(Data excerpts)
##############################

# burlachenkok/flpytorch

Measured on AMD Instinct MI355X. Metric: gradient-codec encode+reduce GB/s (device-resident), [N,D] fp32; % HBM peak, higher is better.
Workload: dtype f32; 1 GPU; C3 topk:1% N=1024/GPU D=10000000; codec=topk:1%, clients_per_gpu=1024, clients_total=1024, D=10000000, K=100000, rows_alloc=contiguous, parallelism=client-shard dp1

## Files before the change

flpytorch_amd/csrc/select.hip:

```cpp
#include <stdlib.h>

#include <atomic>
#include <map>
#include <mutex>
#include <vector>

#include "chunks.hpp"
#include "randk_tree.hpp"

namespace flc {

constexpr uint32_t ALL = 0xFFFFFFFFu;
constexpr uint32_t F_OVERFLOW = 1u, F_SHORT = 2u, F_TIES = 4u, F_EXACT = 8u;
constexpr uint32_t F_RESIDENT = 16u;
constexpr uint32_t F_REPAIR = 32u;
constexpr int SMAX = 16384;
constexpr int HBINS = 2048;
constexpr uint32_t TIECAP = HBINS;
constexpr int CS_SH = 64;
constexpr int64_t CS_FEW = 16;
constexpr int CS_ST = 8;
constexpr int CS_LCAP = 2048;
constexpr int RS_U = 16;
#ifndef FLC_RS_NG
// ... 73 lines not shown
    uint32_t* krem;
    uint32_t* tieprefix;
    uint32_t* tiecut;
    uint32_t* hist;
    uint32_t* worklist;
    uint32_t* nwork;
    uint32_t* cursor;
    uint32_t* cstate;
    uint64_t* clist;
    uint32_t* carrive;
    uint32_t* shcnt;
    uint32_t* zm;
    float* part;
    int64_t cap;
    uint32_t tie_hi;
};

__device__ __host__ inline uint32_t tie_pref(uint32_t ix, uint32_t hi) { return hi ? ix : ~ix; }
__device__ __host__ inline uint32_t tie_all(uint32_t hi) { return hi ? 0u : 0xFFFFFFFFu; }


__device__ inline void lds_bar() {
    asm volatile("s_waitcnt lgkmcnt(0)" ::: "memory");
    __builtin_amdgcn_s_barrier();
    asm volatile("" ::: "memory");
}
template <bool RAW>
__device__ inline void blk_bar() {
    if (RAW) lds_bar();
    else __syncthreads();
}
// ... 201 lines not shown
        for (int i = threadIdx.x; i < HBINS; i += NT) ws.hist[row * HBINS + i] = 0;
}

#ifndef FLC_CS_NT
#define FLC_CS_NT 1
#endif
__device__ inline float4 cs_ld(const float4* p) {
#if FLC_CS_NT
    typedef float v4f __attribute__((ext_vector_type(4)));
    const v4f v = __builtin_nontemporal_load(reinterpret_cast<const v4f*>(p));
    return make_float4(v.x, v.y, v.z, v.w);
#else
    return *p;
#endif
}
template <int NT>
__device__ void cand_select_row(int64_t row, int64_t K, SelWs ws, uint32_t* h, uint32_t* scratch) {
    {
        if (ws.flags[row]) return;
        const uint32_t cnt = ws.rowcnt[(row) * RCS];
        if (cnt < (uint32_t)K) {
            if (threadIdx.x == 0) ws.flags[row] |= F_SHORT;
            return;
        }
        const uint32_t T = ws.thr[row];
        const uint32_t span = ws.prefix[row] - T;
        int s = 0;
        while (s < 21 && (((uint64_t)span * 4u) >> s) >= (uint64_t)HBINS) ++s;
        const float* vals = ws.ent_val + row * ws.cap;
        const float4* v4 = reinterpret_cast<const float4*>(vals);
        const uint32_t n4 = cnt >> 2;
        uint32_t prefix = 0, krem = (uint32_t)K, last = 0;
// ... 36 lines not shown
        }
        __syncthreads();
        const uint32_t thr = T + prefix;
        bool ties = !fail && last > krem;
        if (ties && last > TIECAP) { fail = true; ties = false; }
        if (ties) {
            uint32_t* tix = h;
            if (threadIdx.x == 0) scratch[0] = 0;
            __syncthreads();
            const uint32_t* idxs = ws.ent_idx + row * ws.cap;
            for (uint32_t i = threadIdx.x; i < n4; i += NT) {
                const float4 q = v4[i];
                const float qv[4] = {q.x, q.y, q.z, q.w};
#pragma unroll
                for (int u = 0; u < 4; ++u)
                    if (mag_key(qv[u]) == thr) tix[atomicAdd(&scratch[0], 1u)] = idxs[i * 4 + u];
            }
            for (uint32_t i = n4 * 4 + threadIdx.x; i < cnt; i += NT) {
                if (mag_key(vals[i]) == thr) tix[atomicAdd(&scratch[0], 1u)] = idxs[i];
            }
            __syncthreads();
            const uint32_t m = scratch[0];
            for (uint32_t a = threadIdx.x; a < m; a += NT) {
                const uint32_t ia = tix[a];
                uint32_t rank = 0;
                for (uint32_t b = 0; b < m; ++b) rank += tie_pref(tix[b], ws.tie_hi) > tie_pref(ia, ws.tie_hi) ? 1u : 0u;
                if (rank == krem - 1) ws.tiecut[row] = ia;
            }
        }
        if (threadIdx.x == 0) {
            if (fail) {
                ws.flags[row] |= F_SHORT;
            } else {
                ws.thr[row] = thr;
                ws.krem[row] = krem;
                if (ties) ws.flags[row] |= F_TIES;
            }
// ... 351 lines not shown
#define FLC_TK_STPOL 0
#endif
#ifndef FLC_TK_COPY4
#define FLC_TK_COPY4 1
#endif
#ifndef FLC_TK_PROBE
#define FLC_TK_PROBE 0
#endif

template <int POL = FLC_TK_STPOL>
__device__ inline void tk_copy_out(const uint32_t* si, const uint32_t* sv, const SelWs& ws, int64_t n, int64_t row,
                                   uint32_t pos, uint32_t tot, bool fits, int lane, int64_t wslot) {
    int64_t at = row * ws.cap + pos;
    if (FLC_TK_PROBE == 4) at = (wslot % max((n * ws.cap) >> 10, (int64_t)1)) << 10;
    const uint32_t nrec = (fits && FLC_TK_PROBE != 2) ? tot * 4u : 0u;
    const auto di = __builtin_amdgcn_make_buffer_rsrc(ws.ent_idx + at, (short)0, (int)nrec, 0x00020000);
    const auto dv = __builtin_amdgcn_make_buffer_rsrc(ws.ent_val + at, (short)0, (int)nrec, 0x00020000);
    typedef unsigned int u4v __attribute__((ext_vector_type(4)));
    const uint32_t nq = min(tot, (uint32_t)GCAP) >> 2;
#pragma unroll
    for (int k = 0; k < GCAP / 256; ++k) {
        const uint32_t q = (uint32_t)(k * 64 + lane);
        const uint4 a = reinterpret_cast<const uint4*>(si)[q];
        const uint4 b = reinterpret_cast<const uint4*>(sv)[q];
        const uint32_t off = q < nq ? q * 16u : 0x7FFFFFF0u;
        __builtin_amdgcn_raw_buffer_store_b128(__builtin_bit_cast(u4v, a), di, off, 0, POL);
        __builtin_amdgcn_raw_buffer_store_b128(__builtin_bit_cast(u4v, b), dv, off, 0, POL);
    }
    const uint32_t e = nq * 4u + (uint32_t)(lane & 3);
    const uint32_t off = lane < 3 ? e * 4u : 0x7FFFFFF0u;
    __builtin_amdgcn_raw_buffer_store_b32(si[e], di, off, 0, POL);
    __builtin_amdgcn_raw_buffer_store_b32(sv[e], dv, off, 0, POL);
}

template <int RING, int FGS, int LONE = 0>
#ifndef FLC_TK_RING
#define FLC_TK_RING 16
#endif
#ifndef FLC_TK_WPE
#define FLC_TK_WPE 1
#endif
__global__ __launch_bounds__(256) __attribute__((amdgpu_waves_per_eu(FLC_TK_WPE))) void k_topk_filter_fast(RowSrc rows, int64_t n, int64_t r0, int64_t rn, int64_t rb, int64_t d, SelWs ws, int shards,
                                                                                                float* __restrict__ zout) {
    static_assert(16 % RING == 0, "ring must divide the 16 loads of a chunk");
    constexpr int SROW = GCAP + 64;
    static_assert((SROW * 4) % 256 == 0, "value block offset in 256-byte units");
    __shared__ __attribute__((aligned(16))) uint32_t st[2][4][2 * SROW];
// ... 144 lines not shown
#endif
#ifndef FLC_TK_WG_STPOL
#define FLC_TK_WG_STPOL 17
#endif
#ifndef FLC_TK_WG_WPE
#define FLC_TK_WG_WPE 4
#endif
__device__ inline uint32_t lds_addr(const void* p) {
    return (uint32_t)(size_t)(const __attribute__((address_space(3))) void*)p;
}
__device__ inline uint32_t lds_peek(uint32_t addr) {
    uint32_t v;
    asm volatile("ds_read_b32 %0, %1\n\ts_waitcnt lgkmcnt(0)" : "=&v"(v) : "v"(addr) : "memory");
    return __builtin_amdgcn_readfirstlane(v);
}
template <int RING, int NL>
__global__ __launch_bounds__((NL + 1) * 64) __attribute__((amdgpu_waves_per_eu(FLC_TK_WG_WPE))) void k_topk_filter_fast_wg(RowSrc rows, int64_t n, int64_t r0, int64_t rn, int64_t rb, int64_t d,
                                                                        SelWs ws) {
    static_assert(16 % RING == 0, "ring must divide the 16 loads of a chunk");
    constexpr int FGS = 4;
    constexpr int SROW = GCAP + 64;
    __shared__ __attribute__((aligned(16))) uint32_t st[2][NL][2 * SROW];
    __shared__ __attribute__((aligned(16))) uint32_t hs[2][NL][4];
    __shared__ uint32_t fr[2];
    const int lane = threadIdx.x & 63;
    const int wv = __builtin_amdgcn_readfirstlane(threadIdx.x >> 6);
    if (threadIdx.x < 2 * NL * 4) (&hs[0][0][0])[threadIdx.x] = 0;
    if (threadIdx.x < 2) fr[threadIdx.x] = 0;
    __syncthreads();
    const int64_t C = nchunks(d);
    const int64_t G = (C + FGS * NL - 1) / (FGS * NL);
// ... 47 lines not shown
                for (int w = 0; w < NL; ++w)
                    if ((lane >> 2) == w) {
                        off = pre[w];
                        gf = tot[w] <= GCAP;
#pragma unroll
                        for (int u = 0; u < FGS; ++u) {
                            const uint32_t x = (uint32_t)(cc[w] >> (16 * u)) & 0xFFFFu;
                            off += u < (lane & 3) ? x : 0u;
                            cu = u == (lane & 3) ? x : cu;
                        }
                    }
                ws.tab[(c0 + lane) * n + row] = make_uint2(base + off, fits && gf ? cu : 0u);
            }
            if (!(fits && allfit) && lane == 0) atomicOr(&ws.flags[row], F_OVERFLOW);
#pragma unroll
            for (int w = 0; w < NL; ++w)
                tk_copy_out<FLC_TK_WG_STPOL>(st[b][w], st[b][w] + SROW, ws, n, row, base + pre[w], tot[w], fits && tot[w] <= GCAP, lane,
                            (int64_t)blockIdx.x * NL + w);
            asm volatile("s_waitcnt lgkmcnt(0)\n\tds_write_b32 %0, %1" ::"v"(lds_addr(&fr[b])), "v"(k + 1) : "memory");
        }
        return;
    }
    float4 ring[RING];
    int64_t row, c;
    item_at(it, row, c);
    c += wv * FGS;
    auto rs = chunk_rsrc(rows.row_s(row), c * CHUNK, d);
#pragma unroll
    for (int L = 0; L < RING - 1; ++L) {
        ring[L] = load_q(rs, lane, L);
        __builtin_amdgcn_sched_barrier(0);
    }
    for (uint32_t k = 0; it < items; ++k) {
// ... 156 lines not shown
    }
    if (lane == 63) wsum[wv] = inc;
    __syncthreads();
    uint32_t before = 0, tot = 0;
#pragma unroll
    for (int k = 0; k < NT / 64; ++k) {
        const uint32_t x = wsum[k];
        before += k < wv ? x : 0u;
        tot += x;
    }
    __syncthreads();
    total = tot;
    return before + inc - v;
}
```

##############################

Search the entries for the word "HBINS" and gather every line where it appears.

**WRITTEN RESPONSE**
constexpr int HBINS = 2048;
constexpr uint32_t TIECAP = HBINS;
        for (int i = threadIdx.x; i < HBINS; i += NT) ws.hist[row * HBINS + i] = 0;
        while (s < 21 && (((uint64_t)span * 4u) >> s) >= (uint64_t)HBINS) ++s;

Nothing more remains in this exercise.